**ABOUT THIS EXERCISE:**
Here is a set of records. Copy them all exactly.

MATERIAL SHOWN START

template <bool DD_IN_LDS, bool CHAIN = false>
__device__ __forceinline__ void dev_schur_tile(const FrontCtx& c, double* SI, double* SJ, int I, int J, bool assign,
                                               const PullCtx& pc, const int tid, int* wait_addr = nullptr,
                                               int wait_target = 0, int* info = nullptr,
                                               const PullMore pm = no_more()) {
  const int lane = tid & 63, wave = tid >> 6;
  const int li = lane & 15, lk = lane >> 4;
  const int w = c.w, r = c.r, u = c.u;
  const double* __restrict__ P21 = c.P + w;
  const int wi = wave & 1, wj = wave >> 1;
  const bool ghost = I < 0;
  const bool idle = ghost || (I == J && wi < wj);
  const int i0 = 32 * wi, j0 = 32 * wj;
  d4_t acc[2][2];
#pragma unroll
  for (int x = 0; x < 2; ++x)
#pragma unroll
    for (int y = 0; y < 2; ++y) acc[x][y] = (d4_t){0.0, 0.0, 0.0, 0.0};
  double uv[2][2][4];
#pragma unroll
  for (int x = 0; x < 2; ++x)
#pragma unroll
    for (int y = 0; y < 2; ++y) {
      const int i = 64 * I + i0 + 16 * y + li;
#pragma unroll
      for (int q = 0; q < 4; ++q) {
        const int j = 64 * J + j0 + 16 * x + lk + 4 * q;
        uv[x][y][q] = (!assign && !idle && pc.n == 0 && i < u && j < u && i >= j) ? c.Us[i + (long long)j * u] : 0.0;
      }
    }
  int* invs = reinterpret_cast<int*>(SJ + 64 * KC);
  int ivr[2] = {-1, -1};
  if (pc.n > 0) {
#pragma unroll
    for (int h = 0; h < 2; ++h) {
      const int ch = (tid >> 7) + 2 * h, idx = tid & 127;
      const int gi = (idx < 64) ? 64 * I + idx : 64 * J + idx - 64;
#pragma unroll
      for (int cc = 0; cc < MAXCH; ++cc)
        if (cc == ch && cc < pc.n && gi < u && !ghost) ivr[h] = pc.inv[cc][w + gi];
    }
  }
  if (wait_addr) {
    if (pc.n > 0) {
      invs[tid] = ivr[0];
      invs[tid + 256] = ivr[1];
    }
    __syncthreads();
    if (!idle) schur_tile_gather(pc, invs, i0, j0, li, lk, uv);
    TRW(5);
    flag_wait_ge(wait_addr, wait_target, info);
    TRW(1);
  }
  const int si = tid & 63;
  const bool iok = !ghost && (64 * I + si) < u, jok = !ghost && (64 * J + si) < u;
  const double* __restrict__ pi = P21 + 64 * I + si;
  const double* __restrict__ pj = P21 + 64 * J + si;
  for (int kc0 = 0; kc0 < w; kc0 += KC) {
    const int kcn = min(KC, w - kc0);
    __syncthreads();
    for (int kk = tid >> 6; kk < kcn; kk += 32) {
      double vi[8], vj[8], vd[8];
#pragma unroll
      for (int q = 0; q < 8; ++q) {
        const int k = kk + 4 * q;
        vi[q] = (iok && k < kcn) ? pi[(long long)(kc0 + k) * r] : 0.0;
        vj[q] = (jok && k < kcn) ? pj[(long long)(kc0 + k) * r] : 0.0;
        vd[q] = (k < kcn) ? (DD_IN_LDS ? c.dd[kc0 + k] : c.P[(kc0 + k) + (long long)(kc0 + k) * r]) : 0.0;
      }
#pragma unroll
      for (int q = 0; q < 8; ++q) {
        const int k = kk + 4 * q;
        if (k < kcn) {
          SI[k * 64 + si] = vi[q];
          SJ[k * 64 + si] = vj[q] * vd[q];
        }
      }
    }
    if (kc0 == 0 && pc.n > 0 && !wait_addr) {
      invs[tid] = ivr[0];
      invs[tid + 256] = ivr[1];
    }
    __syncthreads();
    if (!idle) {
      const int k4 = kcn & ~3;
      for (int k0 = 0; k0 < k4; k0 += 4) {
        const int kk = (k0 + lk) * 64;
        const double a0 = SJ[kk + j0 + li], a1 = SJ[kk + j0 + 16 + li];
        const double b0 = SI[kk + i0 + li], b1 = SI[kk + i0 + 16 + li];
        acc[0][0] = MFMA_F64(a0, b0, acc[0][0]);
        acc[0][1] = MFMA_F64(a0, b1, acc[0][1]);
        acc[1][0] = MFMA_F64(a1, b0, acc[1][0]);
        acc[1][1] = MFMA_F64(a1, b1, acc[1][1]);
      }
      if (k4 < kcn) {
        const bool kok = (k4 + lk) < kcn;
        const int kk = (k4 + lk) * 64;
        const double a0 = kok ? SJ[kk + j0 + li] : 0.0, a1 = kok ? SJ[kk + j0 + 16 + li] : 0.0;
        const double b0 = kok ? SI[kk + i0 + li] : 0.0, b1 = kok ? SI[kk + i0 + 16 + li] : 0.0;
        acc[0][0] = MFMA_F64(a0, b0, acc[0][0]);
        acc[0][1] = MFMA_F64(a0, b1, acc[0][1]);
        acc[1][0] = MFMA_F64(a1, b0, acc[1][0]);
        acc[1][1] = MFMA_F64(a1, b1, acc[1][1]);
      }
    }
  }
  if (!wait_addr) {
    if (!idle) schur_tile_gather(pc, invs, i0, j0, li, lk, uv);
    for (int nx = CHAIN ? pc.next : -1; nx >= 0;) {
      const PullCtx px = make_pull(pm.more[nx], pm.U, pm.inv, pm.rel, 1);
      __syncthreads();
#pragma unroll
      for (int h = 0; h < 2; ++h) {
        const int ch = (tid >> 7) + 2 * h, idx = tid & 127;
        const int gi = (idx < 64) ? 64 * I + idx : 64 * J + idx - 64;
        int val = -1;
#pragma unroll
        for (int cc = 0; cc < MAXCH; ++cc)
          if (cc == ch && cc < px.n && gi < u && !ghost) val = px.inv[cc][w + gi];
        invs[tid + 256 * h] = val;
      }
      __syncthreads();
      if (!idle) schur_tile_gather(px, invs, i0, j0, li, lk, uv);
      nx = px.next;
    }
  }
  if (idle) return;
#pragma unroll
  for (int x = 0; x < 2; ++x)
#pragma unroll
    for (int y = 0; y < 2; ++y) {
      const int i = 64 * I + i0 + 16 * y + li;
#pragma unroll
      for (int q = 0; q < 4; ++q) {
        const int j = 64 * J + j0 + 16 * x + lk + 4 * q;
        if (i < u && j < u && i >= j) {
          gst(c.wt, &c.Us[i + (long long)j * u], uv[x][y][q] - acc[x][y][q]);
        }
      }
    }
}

MATERIAL SHOWN END

**WRITTEN RESPONSE:**
template <bool DD_IN_LDS, bool CHAIN = false>
__device__ __forceinline__ void dev_schur_tile(const FrontCtx& c, double* SI, double* SJ, int I, int J, bool assign,
                                               const PullCtx& pc, const int tid, int* wait_addr = nullptr,
                                               int wait_target = 0, int* info = nullptr,
                                               const PullMore pm = no_more()) {
  const int lane = tid & 63, wave = tid >> 6;
  const int li = lane & 15, lk = lane >> 4;
  const int w = c.w, r = c.r, u = c.u;
  const double* __restrict__ P21 = c.P + w;
  const int wi = wave & 1, wj = wave >> 1;
  const bool ghost = I < 0;
  const bool idle = ghost || (I == J && wi < wj);
  const int i0 = 32 * wi, j0 = 32 * wj;
  d4_t acc[2][2];
#pragma unroll
  for (int x = 0; x < 2; ++x)
#pragma unroll
    for (int y = 0; y < 2; ++y) acc[x][y] = (d4_t){0.0, 0.0, 0.0, 0.0};
  double uv[2][2][4];
#pragma unroll
  for (int x = 0; x < 2; ++x)
#pragma unroll
    for (int y = 0; y < 2; ++y) {
      const int i = 64 * I + i0 + 16 * y + li;
#pragma unroll
      for (int q = 0; q < 4; ++q) {
        const int j = 64 * J + j0 + 16 * x + lk + 4 * q;
        uv[x][y][q] = (!assign && !idle && pc.n == 0 && i < u && j < u && i >= j) ? c.Us[i + (long long)j * u] : 0.0;
      }
    }
  int* invs = reinterpret_cast<int*>(SJ + 64 * KC);
  int ivr[2] = {-1, -1};
  if (pc.n > 0) {
#pragma unroll
    for (int h = 0; h < 2; ++h) {
      const int ch = (tid >> 7) + 2 * h, idx = tid & 127;
      const int gi = (idx < 64) ? 64 * I + idx : 64 * J + idx - 64;
#pragma unroll
      for (int cc = 0; cc < MAXCH; ++cc)
        if (cc == ch && cc < pc.n && gi < u && !ghost) ivr[h] = pc.inv[cc][w + gi];
    }
  }
  if (wait_addr) {
    if (pc.n > 0) {
      invs[tid] = ivr[0];
      invs[tid + 256] = ivr[1];
    }
    __syncthreads();
    if (!idle) schur_tile_gather(pc, invs, i0, j0, li, lk, uv);
    TRW(5);
    flag_wait_ge(wait_addr, wait_target, info);
    TRW(1);
  }
  const int si = tid & 63;
  const bool iok = !ghost && (64 * I + si) < u, jok = !ghost && (64 * J + si) < u;
  const double* __restrict__ pi = P21 + 64 * I + si;
  const double* __restrict__ pj = P21 + 64 * J + si;
  for (int kc0 = 0; kc0 < w; kc0 += KC) {
    const int kcn = min(KC, w - kc0);
    __syncthreads();
    for (int kk = tid >> 6; kk < kcn; kk += 32) {
      double vi[8], vj[8], vd[8];
#pragma unroll
      for (int q = 0; q < 8; ++q) {
        const int k = kk + 4 * q;
        vi[q] = (iok && k < kcn) ? pi[(long long)(kc0 + k) * r] : 0.0;
        vj[q] = (jok && k < kcn) ? pj[(long long)(kc0 + k) * r] : 0.0;
        vd[q] = (k < kcn) ? (DD_IN_LDS ? c.dd[kc0 + k] : c.P[(kc0 + k) + (long long)(kc0 + k) * r]) : 0.0;
      }
#pragma unroll
      for (int q = 0; q < 8; ++q) {
        const int k = kk + 4 * q;
        if (k < kcn) {
          SI[k * 64 + si] = vi[q];
          SJ[k * 64 + si] = vj[q] * vd[q];
        }
      }
    }
    if (kc0 == 0 && pc.n > 0 && !wait_addr) {
      invs[tid] = ivr[0];
      invs[tid + 256] = ivr[1];
    }
    __syncthreads();
    if (!idle) {
      const int k4 = kcn & ~3;
      for (int k0 = 0; k0 < k4; k0 += 4) {
        const int kk = (k0 + lk) * 64;
        const double a0 = SJ[kk + j0 + li], a1 = SJ[kk + j0 + 16 + li];
        const double b0 = SI[kk + i0 + li], b1 = SI[kk + i0 + 16 + li];
        acc[0][0] = MFMA_F64(a0, b0, acc[0][0]);
        acc[0][1] = MFMA_F64(a0, b1, acc[0][1]);
        acc[1][0] = MFMA_F64(a1, b0, acc[1][0]);
        acc[1][1] = MFMA_F64(a1, b1, acc[1][1]);
      }
      if (k4 < kcn) {
        const bool kok = (k4 + lk) < kcn;
        const int kk = (k4 + lk) * 64;
        const double a0 = kok ? SJ[kk + j0 + li] : 0.0, a1 = kok ? SJ[kk + j0 + 16 + li] : 0.0;
        const double b0 = kok ? SI[kk + i0 + li] : 0.0, b1 = kok ? SI[kk + i0 + 16 + li] : 0.0;
        acc[0][0] = MFMA_F64(a0, b0, acc[0][0]);
        acc[0][1] = MFMA_F64(a0, b1, acc[0][1]);
        acc[1][0] = MFMA_F64(a1, b0, acc[1][0]);
        acc[1][1] = MFMA_F64(a1, b1, acc[1][1]);
      }
    }
  }
  if (!wait_addr) {
    if (!idle) schur_tile_gather(pc, invs, i0, j0, li, lk, uv);
    for (int nx = CHAIN ? pc.next : -1; nx >= 0;) {
      const PullCtx px = make_pull(pm.more[nx], pm.U, pm.inv, pm.rel, 1);
      __syncthreads();
#pragma unroll
      for (int h = 0; h < 2; ++h) {
        const int ch = (tid >> 7) + 2 * h, idx = tid & 127;
        const int gi = (idx < 64) ? 64 * I + idx : 64 * J + idx - 64;
        int val = -1;
#pragma unroll
        for (int cc = 0; cc < MAXCH; ++cc)
          if (cc == ch && cc < px.n && gi < u && !ghost) val = px.inv[cc][w + gi];
        invs[tid + 256 * h] = val;
      }
      __syncthreads();
      if (!idle) schur_tile_gather(px, invs, i0, j0, li, lk, uv);
      nx = px.next;
    }
  }
  if (idle) return;
#pragma unroll
  for (int x = 0; x < 2; ++x)
#pragma unroll
    for (int y = 0; y < 2; ++y) {
      const int i = 64 * I + i0 + 16 * y + li;
#pragma unroll
      for (int q = 0; q < 4; ++q) {
        const int j = 64 * J + j0 + 16 * x + lk + 4 * q;
        if (i < u && j < u && i >= j) {
          gst(c.wt, &c.Us[i + (long long)j * u], uv[x][y][q] - acc[x][y][q]);
        }
      }
    }
}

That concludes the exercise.